What to produce
Working through the records below, count the lines that include "float". The reply is that number alone.

(Stored items)
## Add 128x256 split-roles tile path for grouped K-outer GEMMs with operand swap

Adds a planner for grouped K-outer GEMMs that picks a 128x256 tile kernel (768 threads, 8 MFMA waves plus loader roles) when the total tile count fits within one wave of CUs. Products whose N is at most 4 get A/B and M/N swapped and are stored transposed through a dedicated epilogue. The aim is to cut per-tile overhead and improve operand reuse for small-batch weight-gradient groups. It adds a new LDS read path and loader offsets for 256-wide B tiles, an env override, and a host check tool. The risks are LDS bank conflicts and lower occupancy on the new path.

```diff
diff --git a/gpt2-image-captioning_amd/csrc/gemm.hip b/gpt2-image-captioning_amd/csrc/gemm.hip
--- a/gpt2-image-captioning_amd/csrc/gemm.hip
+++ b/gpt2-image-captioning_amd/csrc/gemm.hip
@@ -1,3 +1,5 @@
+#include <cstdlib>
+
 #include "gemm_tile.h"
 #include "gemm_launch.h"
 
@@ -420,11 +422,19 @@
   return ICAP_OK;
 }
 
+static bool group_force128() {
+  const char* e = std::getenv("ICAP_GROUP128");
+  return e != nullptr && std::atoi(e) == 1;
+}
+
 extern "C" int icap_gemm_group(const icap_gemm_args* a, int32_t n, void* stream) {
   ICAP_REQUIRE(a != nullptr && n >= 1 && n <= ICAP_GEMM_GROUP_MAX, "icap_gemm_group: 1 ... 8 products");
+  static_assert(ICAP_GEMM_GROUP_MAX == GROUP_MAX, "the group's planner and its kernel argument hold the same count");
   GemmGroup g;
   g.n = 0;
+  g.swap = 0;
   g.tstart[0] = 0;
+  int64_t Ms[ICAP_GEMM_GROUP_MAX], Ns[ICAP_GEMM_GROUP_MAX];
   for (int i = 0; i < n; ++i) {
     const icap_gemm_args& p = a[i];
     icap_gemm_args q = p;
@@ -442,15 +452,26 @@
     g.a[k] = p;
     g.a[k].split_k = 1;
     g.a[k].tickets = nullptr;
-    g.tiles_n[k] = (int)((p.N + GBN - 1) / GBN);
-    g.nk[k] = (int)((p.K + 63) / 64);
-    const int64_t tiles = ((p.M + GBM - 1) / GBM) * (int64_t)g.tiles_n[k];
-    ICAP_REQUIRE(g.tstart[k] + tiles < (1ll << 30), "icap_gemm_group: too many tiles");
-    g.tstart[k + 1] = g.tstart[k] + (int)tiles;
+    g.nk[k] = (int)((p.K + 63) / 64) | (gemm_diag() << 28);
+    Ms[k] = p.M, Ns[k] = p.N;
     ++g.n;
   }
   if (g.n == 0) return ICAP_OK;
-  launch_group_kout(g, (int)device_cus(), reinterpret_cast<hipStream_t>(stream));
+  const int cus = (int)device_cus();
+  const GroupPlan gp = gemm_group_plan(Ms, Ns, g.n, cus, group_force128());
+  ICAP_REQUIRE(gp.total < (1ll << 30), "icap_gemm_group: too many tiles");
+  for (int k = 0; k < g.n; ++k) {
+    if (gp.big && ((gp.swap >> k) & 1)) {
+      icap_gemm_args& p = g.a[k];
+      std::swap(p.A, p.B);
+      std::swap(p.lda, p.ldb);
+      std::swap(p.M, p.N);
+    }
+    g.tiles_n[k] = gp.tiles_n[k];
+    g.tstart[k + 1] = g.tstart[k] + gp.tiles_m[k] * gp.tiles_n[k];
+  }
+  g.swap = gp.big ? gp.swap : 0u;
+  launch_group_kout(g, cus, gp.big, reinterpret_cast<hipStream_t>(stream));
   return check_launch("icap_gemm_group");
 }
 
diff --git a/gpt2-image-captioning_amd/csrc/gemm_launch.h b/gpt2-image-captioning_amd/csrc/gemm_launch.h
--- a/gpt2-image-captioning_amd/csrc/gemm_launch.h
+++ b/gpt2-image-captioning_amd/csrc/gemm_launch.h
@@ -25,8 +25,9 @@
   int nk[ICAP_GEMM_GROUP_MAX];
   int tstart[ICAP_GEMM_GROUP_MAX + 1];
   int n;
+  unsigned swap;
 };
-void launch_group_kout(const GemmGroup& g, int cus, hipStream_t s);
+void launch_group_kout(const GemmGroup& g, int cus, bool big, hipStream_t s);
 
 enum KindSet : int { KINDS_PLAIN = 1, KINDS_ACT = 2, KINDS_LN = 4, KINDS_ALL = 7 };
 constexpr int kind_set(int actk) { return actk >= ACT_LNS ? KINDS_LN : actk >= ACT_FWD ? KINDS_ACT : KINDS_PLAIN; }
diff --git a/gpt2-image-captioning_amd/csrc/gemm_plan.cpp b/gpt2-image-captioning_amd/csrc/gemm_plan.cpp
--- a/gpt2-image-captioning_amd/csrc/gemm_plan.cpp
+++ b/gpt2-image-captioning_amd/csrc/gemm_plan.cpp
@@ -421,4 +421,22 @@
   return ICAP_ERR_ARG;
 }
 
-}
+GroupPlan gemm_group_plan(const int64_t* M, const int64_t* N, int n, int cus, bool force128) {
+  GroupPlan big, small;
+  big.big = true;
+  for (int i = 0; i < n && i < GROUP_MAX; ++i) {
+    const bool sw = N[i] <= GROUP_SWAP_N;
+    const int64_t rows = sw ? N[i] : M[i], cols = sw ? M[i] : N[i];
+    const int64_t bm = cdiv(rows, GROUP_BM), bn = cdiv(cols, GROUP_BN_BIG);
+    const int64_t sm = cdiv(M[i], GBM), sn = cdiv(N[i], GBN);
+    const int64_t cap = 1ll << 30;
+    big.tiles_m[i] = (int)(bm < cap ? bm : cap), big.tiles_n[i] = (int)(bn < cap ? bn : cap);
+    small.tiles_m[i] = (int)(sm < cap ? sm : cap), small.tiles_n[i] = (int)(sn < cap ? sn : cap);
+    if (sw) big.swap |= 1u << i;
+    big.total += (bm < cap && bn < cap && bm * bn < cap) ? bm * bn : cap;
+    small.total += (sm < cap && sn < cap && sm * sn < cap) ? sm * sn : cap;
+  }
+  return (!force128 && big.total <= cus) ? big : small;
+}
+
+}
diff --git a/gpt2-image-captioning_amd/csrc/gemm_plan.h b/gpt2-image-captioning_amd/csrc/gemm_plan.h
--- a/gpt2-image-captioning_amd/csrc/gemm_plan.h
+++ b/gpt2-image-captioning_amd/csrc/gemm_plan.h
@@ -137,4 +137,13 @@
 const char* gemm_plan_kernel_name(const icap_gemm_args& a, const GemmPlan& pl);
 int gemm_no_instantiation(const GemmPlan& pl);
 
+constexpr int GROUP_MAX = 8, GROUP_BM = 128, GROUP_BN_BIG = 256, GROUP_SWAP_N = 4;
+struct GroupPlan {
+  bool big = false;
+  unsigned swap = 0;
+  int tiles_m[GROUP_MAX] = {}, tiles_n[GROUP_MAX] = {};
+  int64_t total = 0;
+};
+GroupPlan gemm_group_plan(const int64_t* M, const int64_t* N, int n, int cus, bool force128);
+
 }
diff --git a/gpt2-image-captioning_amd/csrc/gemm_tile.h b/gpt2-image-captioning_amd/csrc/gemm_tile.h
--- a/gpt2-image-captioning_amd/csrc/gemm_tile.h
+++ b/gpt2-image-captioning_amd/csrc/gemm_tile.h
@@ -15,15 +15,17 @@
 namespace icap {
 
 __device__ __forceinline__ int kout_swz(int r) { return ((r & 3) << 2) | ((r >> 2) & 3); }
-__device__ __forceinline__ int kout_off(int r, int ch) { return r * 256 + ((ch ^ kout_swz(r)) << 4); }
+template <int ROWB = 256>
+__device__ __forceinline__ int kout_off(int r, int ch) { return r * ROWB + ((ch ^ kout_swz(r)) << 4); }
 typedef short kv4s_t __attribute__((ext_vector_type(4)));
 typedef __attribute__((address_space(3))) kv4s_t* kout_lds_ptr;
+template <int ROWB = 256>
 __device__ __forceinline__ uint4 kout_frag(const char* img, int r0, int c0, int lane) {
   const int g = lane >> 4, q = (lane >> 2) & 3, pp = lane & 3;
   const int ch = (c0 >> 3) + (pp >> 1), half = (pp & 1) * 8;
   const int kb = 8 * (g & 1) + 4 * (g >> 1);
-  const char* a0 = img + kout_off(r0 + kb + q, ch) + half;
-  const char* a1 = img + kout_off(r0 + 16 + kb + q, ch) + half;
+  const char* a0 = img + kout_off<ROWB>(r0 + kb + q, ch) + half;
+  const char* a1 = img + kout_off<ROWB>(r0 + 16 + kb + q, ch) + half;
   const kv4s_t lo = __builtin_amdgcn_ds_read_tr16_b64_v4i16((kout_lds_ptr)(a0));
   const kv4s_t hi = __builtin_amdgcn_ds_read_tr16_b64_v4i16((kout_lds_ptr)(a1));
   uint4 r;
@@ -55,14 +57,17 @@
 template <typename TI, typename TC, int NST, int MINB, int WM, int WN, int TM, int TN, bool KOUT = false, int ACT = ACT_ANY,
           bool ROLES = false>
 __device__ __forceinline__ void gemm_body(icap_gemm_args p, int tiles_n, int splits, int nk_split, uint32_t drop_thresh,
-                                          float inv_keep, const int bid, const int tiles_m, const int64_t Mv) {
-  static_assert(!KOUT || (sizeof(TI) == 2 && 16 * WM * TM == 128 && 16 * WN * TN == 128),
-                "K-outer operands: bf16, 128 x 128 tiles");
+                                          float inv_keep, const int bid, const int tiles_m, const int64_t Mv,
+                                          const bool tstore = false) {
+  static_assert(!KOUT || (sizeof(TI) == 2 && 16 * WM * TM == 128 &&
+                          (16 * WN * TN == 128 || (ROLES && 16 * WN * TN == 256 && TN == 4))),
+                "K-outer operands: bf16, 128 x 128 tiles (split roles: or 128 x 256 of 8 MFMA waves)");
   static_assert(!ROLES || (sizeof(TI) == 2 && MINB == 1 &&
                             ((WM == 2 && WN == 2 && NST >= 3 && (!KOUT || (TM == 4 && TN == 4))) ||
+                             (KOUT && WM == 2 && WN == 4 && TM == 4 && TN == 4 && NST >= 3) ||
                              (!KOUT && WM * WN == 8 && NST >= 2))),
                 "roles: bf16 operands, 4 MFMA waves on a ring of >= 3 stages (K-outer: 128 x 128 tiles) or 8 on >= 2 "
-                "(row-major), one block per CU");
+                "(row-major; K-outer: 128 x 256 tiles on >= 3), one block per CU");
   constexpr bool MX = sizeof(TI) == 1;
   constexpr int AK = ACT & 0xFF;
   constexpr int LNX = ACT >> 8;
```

Problem solution
2